My uses will be: 40% Movies, 60% Music.

I'm looking for something just with the most balanced response I can get for the money. I do not want anything with "harsh" tweeters.

These will be used in a room that is roughly the same size as a two car garage.


----------



## Jungle Jack (Jul 28, 2009)

Hello,
I would seriously consider the $1999 a pair PSB GT1 that DMC-Electronics is blowing out for $699 a pair. They are fantastic Speakers and feature a really nice Piano Black Finish. Another Choice would be Klipsch's Icon WF-35 that usually sells for $1500 a pair, but Newegg is selling for $600 a pair. I do think the PSB's would be better for Music and are definitely the ones I would go with.
Cheers,
JJ


----------



## GranteedEV (Aug 8, 2010)

Deth V said:


> I'm looking for a relatively cheap pair of of front speakers. I'm trying to keep the cost down as much as I can, so my budget is around 200-300/speaker (400-600/Pair)
> 
> My uses will be: 40% Movies, 60% Music.
> 
> ...


I would suggest the EMPTek E55Ti speakers. Very balanced with no harshness, articulate mids, defined midbass, and an easy amplifier load as well. THey won't have the deepest of the deep bass, but that's what subwoofers are for anyways. 

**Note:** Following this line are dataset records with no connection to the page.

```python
def gemm_bf16x3_nt_tile_choice(M, N, cus):
    r = lib().s2vt_gemm_bf16x3_nt_tile_choice(int(M), int(N), int(cus))
    if r < 0:
        check(r, "s2vt_gemm_bf16x3_nt_tile_choice")
    return r


def gemm_bf16_nt(A, B, out=None, accumulate=False, mfma=0, n=None):
# ... 671 lines not shown
```

Baseline: 792,500.

## Make bf16x3 square-tile GEMM persistent with a CU-sized grid and cross-tile pipelining

The square-tile bf16x3 GEMM kernel becomes persistent. When there are more tiles than CUs and split-K is off, it launches about one workgroup per CU (rounded to a multiple of 8), and each workgroup loops over several XCD-remapped tiles. The DMA producer warps prefetch across tile boundaries so the LDS pipeline does not drain between tiles, and the consumer resets its accumulators and writes output per tile. It is on by default and can be disabled with S2VT_X3_PERSIST=0; it adds an explicit-grid API and a plan helper. The aim is to remove wave-quantization tail effects and per-tile prologue and epilogue stalls, at the risk of load imbalance and more register pressure.

```diff
diff --git a/include/s2vt.h b/include/s2vt.h
--- a/include/s2vt.h
+++ b/include/s2vt.h
@@ -282,6 +282,11 @@
 int s2vt_gemm_bf16x3_nn(const uint16_t* Ah, const uint16_t* Al, int32_t lda, const uint16_t* Bh, const uint16_t* Bl, int32_t ldb, float* C,
                         int32_t ldc, int32_t M, int32_t N, int32_t K, int32_t accumulate, const float* bias, void* scratch, size_t scratch_bytes,
                         s2vt_stream stream);
+
+int s2vt_gemm_bf16x3_persistent(int32_t form, const uint16_t* Ah, const uint16_t* Al, int32_t lda, const uint16_t* Bh, const uint16_t* Bl, int32_t ldb,
+                                float* C, int32_t ldc, int32_t M, int32_t N, int32_t K, int32_t accumulate, float* bias, s2vt_stream stream,
+                                int32_t max_workgroups);
+int s2vt_gemm_bf16x3_persistent_plan(int32_t tiles_m, int32_t tiles_n, int32_t cus, int32_t workgroup, int32_t* tiles, int32_t cap, int32_t* count);
 
 int s2vt_split_fwd_stage(void);
 int s2vt_split_fwd_active(int32_t N);
diff --git a/multitask-end-to-end-video-captioning_amd/_lib.py b/multitask-end-to-end-video-captioning_amd/_lib.py
--- a/multitask-end-to-end-video-captioning_amd/_lib.py
+++ b/multitask-end-to-end-video-captioning_amd/_lib.py
@@ -145,6 +145,8 @@
     "s2vt_gemm_bf16x1_nt": (C.c_int, [_vp, _i32, _vp, _i32, _vp, _i32, _i32, _i32, _i32, _i32, _vp]),
     "s2vt_gemm_bf16x3_tn": (C.c_int, [_vp, _vp, _i32, _vp, _vp, _i32, _vp, _i32, _i32, _i32, _i32, _i32, _vp, _vp, _sz, _vp]),
     "s2vt_gemm_bf16x3_nn": (C.c_int, [_vp, _vp, _i32, _vp, _vp, _i32, _vp, _i32, _i32, _i32, _i32, _i32, _vp, _vp, _sz, _vp]),
+    "s2vt_gemm_bf16x3_persistent": (C.c_int, [_i32, _vp, _vp, _i32, _vp, _vp, _i32, _vp, _i32, _i32, _i32, _i32, _i32, _vp, _vp, _i32]),
+    "s2vt_gemm_bf16x3_persistent_plan": (C.c_int, [_i32, _i32, _i32, _i32, _vp, _i32, _vp]),
     "s2vt_split_grad_active": (C.c_int, [_i32]),
     "s2vt_split_fwd_stage": (C.c_int, []),
     "s2vt_split_fwd_active": (C.c_int, [_i32]),
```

Here they are in their former home in my similar dimension room:


----------



## Deth V (Apr 11, 2012)

I forgot to include: That price does include shipping... I can have around a 40 dollar max on shipping costs though.

@Jungle Jack
I'll look into the Klipsch speakers
I can't really afford the shipping on the PSBGT1, looks great though! Thanks!

@GranteedEV
Sounds like what I want! But that's a bit out of my price range, If I can find it on clearance or on sale somewhere then I'd probably try getting those.


----------



## Jungle Jack (Jul 28, 2009)

Deth V said:


> I forgot to include: That price does include shipping... I can have around a 40 dollar max on shipping costs though.
> 
> @Jungle Jack
> I'll look into the Klipsch speakers
> ...


Hello,
Just to make sure my post was clear, the GT1's are $699 a pair. I figure it was the extra $100 over your budget that takes them out of the running, but I would be remiss if I did not make for sure that you did not think they were still $2000. Also, DMC sells other PSB Towers that will accommodate your budget.
Cheers,
JJ


----------



## Deth V (Apr 11, 2012)

Jungle Jack said:


> Hello,
> Just to make sure my post was clear, the GT1's are $699 a pair. I figure it was the extra $100 over your budget that takes them out of the running, but I would be remiss if I did not make for sure that you did not think they were still $2000. Also, DMC sells other PSB Towers that will accommodate your budget.
> Cheers,
> JJ


The GT1s got knocked out of the running because of the shipping costs. (800 for the pair w/shipping)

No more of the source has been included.